Холодный ветер в августе | страница 54
Он шлепнул Вито по плоскому животу:
— Иди поешь, петушок, уже почти девять часов.
В начале одиннадцатого Алессандро покинул полуподвал, выйдя из подъезда на солнечный свет. Воздух был еще наполнен утренней прохладой, и цветочница с натугой толкала деревянную тележку, нагруженную календулами и анемонами. Алессандро задумчиво взглянул на цветы. Они напомнили ему анемоны его юности, фруктовые сады и prati вокруг Флоренции, серо-зеленые от весенней листвы оливковых деревьев, оживленные колыханием молодой пшеницы и трепещущих на ветру маков и пурпурных анемонов. Давным-давно он не собирал цветов для девушки, давным-давно не ощущал этого странного, сладкого и ужасного спазма в животе и чреслах, который вызывали слово, взгляд, прикосновение.

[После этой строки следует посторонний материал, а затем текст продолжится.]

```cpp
void set_error(const char* fmt, ...) {
  va_list ap;
  va_start(ap, fmt);
  vsnprintf(g_err, sizeof(g_err), fmt, ap);
  va_end(ap);
}

int hip_fail(hipError_t e, const char* what) {
  set_error("HIP error %d (%s) in %s", (int)e, hipGetErrorString(e), what);
  return SL_E_HIP;
}

static const char* const kOptNames[OPT_COUNT] = {"g3_tile", "f32_tile", "g3_strip_off", "colreduce_nw", "bn_policy", "g3_shared"};
static std::atomic<int64_t> g_opts[OPT_COUNT];
static std::once_flag g_opts_once;

static int opt_id(const char* name) {
  for (int i = 0; i < OPT_COUNT; ++i)
    if (name && strcmp(name, kOptNames[i]) == 0) return i;
  return -1;
}

static void opts_from_env() {
  const char* e = getenv("SL_OPTIONS");
  if (!e) return;
  std::string all(e);
  size_t pos = 0;
  while (pos < all.size()) {
    size_t end = all.find(',', pos);
    if (end == std::string::npos) end = all.size();
    const std::string item = all.substr(pos, end - pos);
    const size_t eq = item.find('=');
    if (eq != std::string::npos) {
      const int id = opt_id(item.substr(0, eq).c_str());
      if (id >= 0) g_opts[id].store(atoll(item.c_str() + eq + 1));
    }
    pos = end + 1;
  }
}

int64_t option(int id) {
  std::call_once(g_opts_once, opts_from_env);
  return g_opts[id].load(std::memory_order_relaxed);
}

struct ProfRec {
// ... 4 lines not shown

static std::mutex g_prof_mu;
static bool g_prof_on = false;
static std::vector<ProfRec> g_recs;
static std::vector<ProfRec> g_free_recs;

ProfScope::ProfScope(int family, hipStream_t s, double work) : start(nullptr), stop(nullptr) {
  (void)s;
  if (!g_prof_on) return;
  std::lock_guard<std::mutex> lk(g_prof_mu);
  ProfRec r;
  if (!g_free_recs.empty()) {
    r = g_free_recs.back();
    g_free_recs.pop_back();
  } else {
    if (hipEventCreate(&r.start) != hipSuccess || hipEventCreate(&r.stop) != hipSuccess) return;
  }
  r.fam = family;
  r.work = work;
  g_recs.push_back(r);
  start = r.start;
  stop = r.stop;
}

}

using namespace sl;

SL_API const char* sl_last_error(void) { return g_err; }
SL_API int sl_abi_version(void) { return SL_ABI_VERSION; }

SL_API int sl_set_option(const char* name, int64_t value) {
  const int id = opt_id(name);
  SL_REQUIRE(id >= 0, "sl_set_option: unknown option '%s' (g3_tile, f32_tile, g3_strip_off, colreduce_nw, bn_policy, g3_shared)", name ? name : "(null)");
  (void)option(id);
  g_opts[id].store(value);
  return 0;
}

SL_API int64_t sl_get_option(const char* name) {
  const int id = opt_id(name);
  return id < 0 ? -1 : option(id);
}

SL_API int sl_device_count(void) {
  int n = 0;
  hipError_t e = hipGetDeviceCount(&n);
  if (e != hipSuccess) return hip_fail(e, "hipGetDeviceCount");
  return n;
}

SL_API int sl_prof_enable(int on) {
  std::lock_guard<std::mutex> lk(g_prof_mu);
  g_prof_on = on != 0;
  return 0;
}

SL_API int sl_prof_reset(void) {
  std::lock_guard<std::mutex> lk(g_prof_mu);
  for (auto& r : g_recs) {
    (void)hipEventSynchronize(r.stop);
    g_free_recs.push_back(r);
  }
  g_recs.clear();
  return 0;
}

// ... 20 lines not shown
```

Measured before the change: 7529.

## Prefetch next band in fused BN-ReLU-maxpool and shrink LDS band plan for occupancy

The fused batchnorm+relu+maxpool kernels now issue the global loads for the next band into registers before pooling the current band, which overlaps memory latency with LDS pooling work. The trailing __syncthreads is replaced by an lgkmcnt wait plus a raw barrier. Band planning moves into a shared header: by default each block gets an LDS budget of per-CU LDS divided by 6 instead of the fixed 64KB, with rows balanced across bands, so more blocks can fit per CU. New options allow overriding the LDS budget and the block count. The costs are extra register pressure from the prefetch and more bands, and so more halo rows, for tall planes.

```diff
diff --git a/include/semanticlens_amd.h b/include/semanticlens_amd.h
--- a/include/semanticlens_amd.h
+++ b/include/semanticlens_amd.h
@@ -226,6 +226,7 @@
 int sl_batchnorm_infer_relu_maxpool(const float* d_x, int64_t B, int64_t C, int64_t H, int64_t W, const float* d_mean,
                                     const float* d_var, const float* d_scale, const float* d_bias, double eps, int kh, int kw,
                                     int sh, int sw, int ph, int pw, float* d_y, void* stream);
+int sl_batchnorm_pool_plan(int64_t H, int64_t W, int kh, int sh, int ph, int64_t* rows, int64_t* bands, int64_t* lds_bytes);
 
 int sl_topk_init(float* d_vals, int64_t* d_ids, int64_t R, int64_t k, void* stream);
 int sl_topk_merge(float* d_vals, int64_t* d_ids, int64_t R, int64_t k, const float* d_cand, int64_t ld, int64_t B,
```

Нет, сказал он себе наконец. Он ни за что не будет вмешиваться. Во-первых, это было бы бесполезно. Ничто не бывает столь неприятным, столь отвратительным — холодная мокрая лягушка в брачной постели — как сдерживающая рука старика на плече молодого любовника. Сдерживающая, направляющая, советующая, мудрая, немудрая — без разницы. И кто может поручиться, спросил он себя, что эта рука честная? Что эту руку не подталкивают старые страсти, мрачные вожделения, тени убитых желаний? Какой отец не алчет юности своего сына и любви этой юности?

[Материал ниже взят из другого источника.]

__global__ __launch_bounds__(PG_BLOCK) void pair_groups_kernel(PairParams P) {
  extern __shared__ __attribute__((aligned(16))) uint8_t pg_lds[];
  PItem *items = reinterpret_cast<PItem *>(pg_lds);
  strl_tread *st_t = reinterpret_cast<strl_tread *>(pg_lds + sizeof(PItem) * (PG_BLOCK + PG_HALO));
  uint64_t *st_k = reinterpret_cast<uint64_t *>(st_t + PG_EMIT);
  uint32_t *sh = reinterpret_cast<uint32_t *>(st_k + PG_EMIT);
  uint32_t n_items = P.pc[PC_ITEMS];
  if (n_items > P.item_cap) n_items = P.item_cap;
  const EmitStage E{st_t, st_k, sh, &P};
  for (uint32_t b0 = blockIdx.x * (uint32_t)PG_BLOCK; b0 < n_items; b0 += gridDim.x * (uint32_t)PG_BLOCK) {
    if (threadIdx.x == 0) sh[0] = 0;
    for (uint32_t l = threadIdx.x; l < (uint32_t)(PG_BLOCK + PG_HALO); l += PG_BLOCK) {
      const uint32_t i = b0 + l;
      PItem x{};
      x.key = ~0ull;
      if (i < n_items) {
        x.key = P.item_key[i];
        x.val = P.item_val[i];
        if (x.val & 0x80000000u) {
          const strl_soft_rec s = P.soft[x.val & 0x7fffffffu];
          x.tid = (int32_t)s.read_side; x.pos = (int32_t)s.res_first; x.mtid = (int32_t)s.res_after;
        } else {
          const uint32_t r = x.val;
          const uint4 *rp = reinterpret_cast<const uint4 *>(P.rec + r);
          union { uint4 q[2]; strl_pair_rec o; } u;
          u.q[0] = rp[0];
          u.q[1] = rp[1];
          x.tid = u.o.tid; x.pos = u.o.pos; x.mtid = u.o.mtid; x.mpos = u.o.mpos; x.end = u.o.end;
          x.whole = P.whole[r]; x.flag = u.o.flag; x.clip_l = u.o.clip_l; x.clip_r = u.o.clip_r; x.l_seq = u.o.l_seq;
          x.mapq = u.o.mapq; x.cig = u.o.cig;
        }
      }
      items[l] = x;
    }
    __syncthreads();
    const uint32_t i = b0 + threadIdx.x;
    uint32_t err = 0;
    if (i < n_items) {
      const int me = (int)threadIdx.x;
      const uint32_t lo = (uint32_t)items[me].key;
      const bool head = i == 0 || (me > 0 ? (uint32_t)items[me - 1].key : (uint32_t)P.item_key[i - 1]) != lo;
      if (head) {
        uint64_t perm = 0;
        int m = 0;
        bool too_long = false;
        for (int j = me; j < PG_BLOCK + PG_HALO && b0 + (uint32_t)j < n_items; ++j) {
          if ((uint32_t)items[j].key != lo) break;
          if (m == PAIR_MAXM) { too_long = true; break; }
          const uint64_t k = items[j].key;
          const uint32_t v = items[j].val;
          int q = m;
          while (q > 0) {
            const PItem &o = items[me + (int)((perm >> (4 * (q - 1))) & 15u)];
            if (o.key > k || (o.key == k && o.val > v)) --q; else break;
          }
          const uint64_t lowmask = (1ull << (4 * q)) - 1ull;
          perm = (perm & lowmask) | ((uint64_t)(j - me) << (4 * q)) | ((perm & ~lowmask) << 4);
          ++m;
        }
        if (too_long) {
          const uint32_t sl = atomicAdd(&P.pc[PC_SPILL], 1u);
          if (sl < PAIR_SPILL_CAP) P.spill[sl] = i;
          else err |= PAIR_ERR_RUN;
        } else {
          GroupCtx G{P, items, perm, me, 0, 0, &err, false};
          replay_run(G, m, E);
        }
      }
    }
    if (err) atomicOr(&P.pc[PC_ERR], err);
    __syncthreads();
    uint32_t ne = sh[0];
    if (ne > (uint32_t)PG_EMIT) ne = PG_EMIT;
    if (threadIdx.x == 0) sh[1] = ne ? atomicAdd(&P.pc[PC_EMIT], ne) : 0u;
    __syncthreads();
    const uint32_t base = sh[1];
    for (uint32_t e = threadIdx.x; e < ne; e += PG_BLOCK) {
      const uint32_t d = base + e;
      if (d < P.emit_cap) {
        const uint4 *src = reinterpret_cast<const uint4 *>(st_t + e);
        uint4 *dst = reinterpret_cast<uint4 *>(P.emit + d);
        dst[0] = src[0]; dst[1] = src[1];
        P.emit_key[d] = st_k[e];
        P.emit_val[d] = d;
      } else atomicOr(&P.pc[PC_ERR], PAIR_ERR_EMIT);
    }
    __syncthreads();
  }
}

__global__ __launch_bounds__(PAIR_LONG_MAX) void pair_long_kernel(PairParams P) {
  __shared__ PItem raw[PAIR_LONG_MAX], srt[PAIR_LONG_MAX];
  __shared__ strl_tread st_t[PG_EMIT];
  __shared__ uint64_t st_k[PG_EMIT];
  __shared__ uint32_t sh[4];
  uint32_t n_items = P.pc[PC_ITEMS];
  if (n_items > P.item_cap) n_items = P.item_cap;
  uint32_t n_spill = P.pc[PC_SPILL];
  if (n_spill > PAIR_SPILL_CAP) n_spill = PAIR_SPILL_CAP;
  const EmitStage E{st_t, st_k, sh, &P};
  for (uint32_t e = blockIdx.x; e < n_spill; e += gridDim.x) {
    const uint32_t i0 = P.spill[e];
    const uint32_t lo = (uint32_t)P.item_key[i0];
    if (threadIdx.x == 0) { sh[0] = 0; sh[3] = PAIR_LONG_MAX; }
    __syncthreads();
    const uint32_t i = i0 + threadIdx.x;
    const bool mine = i < n_items && (uint32_t)P.item_key[i] == lo;
    if (!mine) atomicMin(&sh[3], threadIdx.x);
    __syncthreads();
    const uint32_t m = sh[3];
    const bool beyond = m == (uint32_t)PAIR_LONG_MAX && i0 + PAIR_LONG_MAX < n_items && (uint32_t)P.item_key[i0 + PAIR_LONG_MAX] == lo;
    uint32_t err = 0;
    if (beyond) { if (threadIdx.x == 0) atomicOr(&P.pc[PC_ERR], PAIR_ERR_RUN); __syncthreads(); continue; }
    if (threadIdx.x < m) {
      PItem x{};
      x.key = P.item_key[i];
      x.val = P.item_val[i];
      if (x.val & 0x80000000u) {
        const strl_soft_rec s = P.soft[x.val & 0x7fffffffu];
        x.tid = (int32_t)s.read_side; x.pos = (int32_t)s.res_first; x.mtid = (int32_t)s.res_after;
      } else {
        const strl_pair_rec o = P.rec[x.val];
        x.tid = o.tid; x.pos = o.pos; x.mtid = o.mtid; x.mpos = o.mpos; x.end = o.end;
        x.whole = P.whole[x.val]; x.flag = o.flag; x.clip_l = o.clip_l; x.clip_r = o.clip_r; x.l_seq = o.l_seq;
        x.mapq = o.mapq; x.cig = o.cig;
      }
      raw[threadIdx.x] = x;
    }
    __syncthreads();
    if (threadIdx.x < m) {
      const PItem x = raw[threadIdx.x];
      uint32_t rank = 0;
      for (uint32_t j = 0; j < m; ++j) {
        const PItem &o = raw[j];
        if (o.key < x.key || (o.key == x.key && o.val < x.val)) ++rank;
      }
      srt[rank] = x;
    }
    __syncthreads();
    if (threadIdx.x == 0) {
      GroupCtx G{P, srt, 0, 0, 0, 0, &err, true};
      replay_run(G, (int)m, E);
      if (err) atomicOr(&P.pc[PC_ERR], err);
    }
    __syncthreads();
    uint32_t ne = sh[0];
    if (ne > (uint32_t)PG_EMIT) ne = PG_EMIT;
    if (threadIdx.x == 0) sh[1] = ne ? atomicAdd(&P.pc[PC_EMIT], ne) : 0u;
    __syncthreads();
    const uint32_t base = sh[1];
    for (uint32_t k = threadIdx.x; k < ne; k += blockDim.x) {
      const uint32_t d = base + k;
      if (d < P.emit_cap) { P.emit[d] = st_t[k]; P.emit_key[d] = st_k[k]; P.emit_val[d] = d; }
      else atomicOr(&P.pc[PC_ERR], PAIR_ERR_EMIT);
    }
    __syncthreads();
  }
}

Нет, повторил он. Пусть Вито идет сам. Он благословлен. Алессандро засмеялся. И как! — подумал он. Какие груди! Какие бедра. Настоящая мадонна. Мадонна и дитя!
Вот это шутка, подумал он. Какая шутка над всеми священниками мира. Он мысленно начал в деталях разрабатывать типично флорентийское богохульство, такое простодушно-сладострастное и такое остро-непочтительное, что он разулыбался и думал об этом, пока ехал в автобусе через город.
Вито страшно нервничал, пока Айрис спала. Не звони мне до одиннадцати, сказала она. Нетерпеливо глядя на телефон, он поднял трубку, напряженно вслушался в раздавшиеся гудки и осторожно положил ее. Кажется, нормально работает. Что бы дать ей, что бы ей подарить, чтобы показать свою любовь, чтобы заставить ее любить его больше. Он вытащил из кармана мелочь, 85 центов. Ведь должно быть что-то, что можно купить и за эти деньги. Билеты, браслет — нет, это будет стоить по меньшей мере доллар, а может быть, и больше. Цветы, подумал он. Конечно, можно где-нибудь купить цветы и отправить с ними записку. «Моей дорогой возлюбленной…» — начал он сочинять текст в уме. Он бросился на улицу и увидел тележку цветочницы в двух кварталах от жома. На старт, сказал он себе, полуприсев. Приготовиться, прошептал он, приподнимая зад, как бегун, осторожно распределяя вес и опираясь на носки и костяшки пальцев. Марш! Он рванулся по тротуару, подгадав под зеленый свет на перекрестке, перепрыгнул через пожарный гидрант — просто из лихости — и обогнал цветочную тележку на добрых десять ярдов.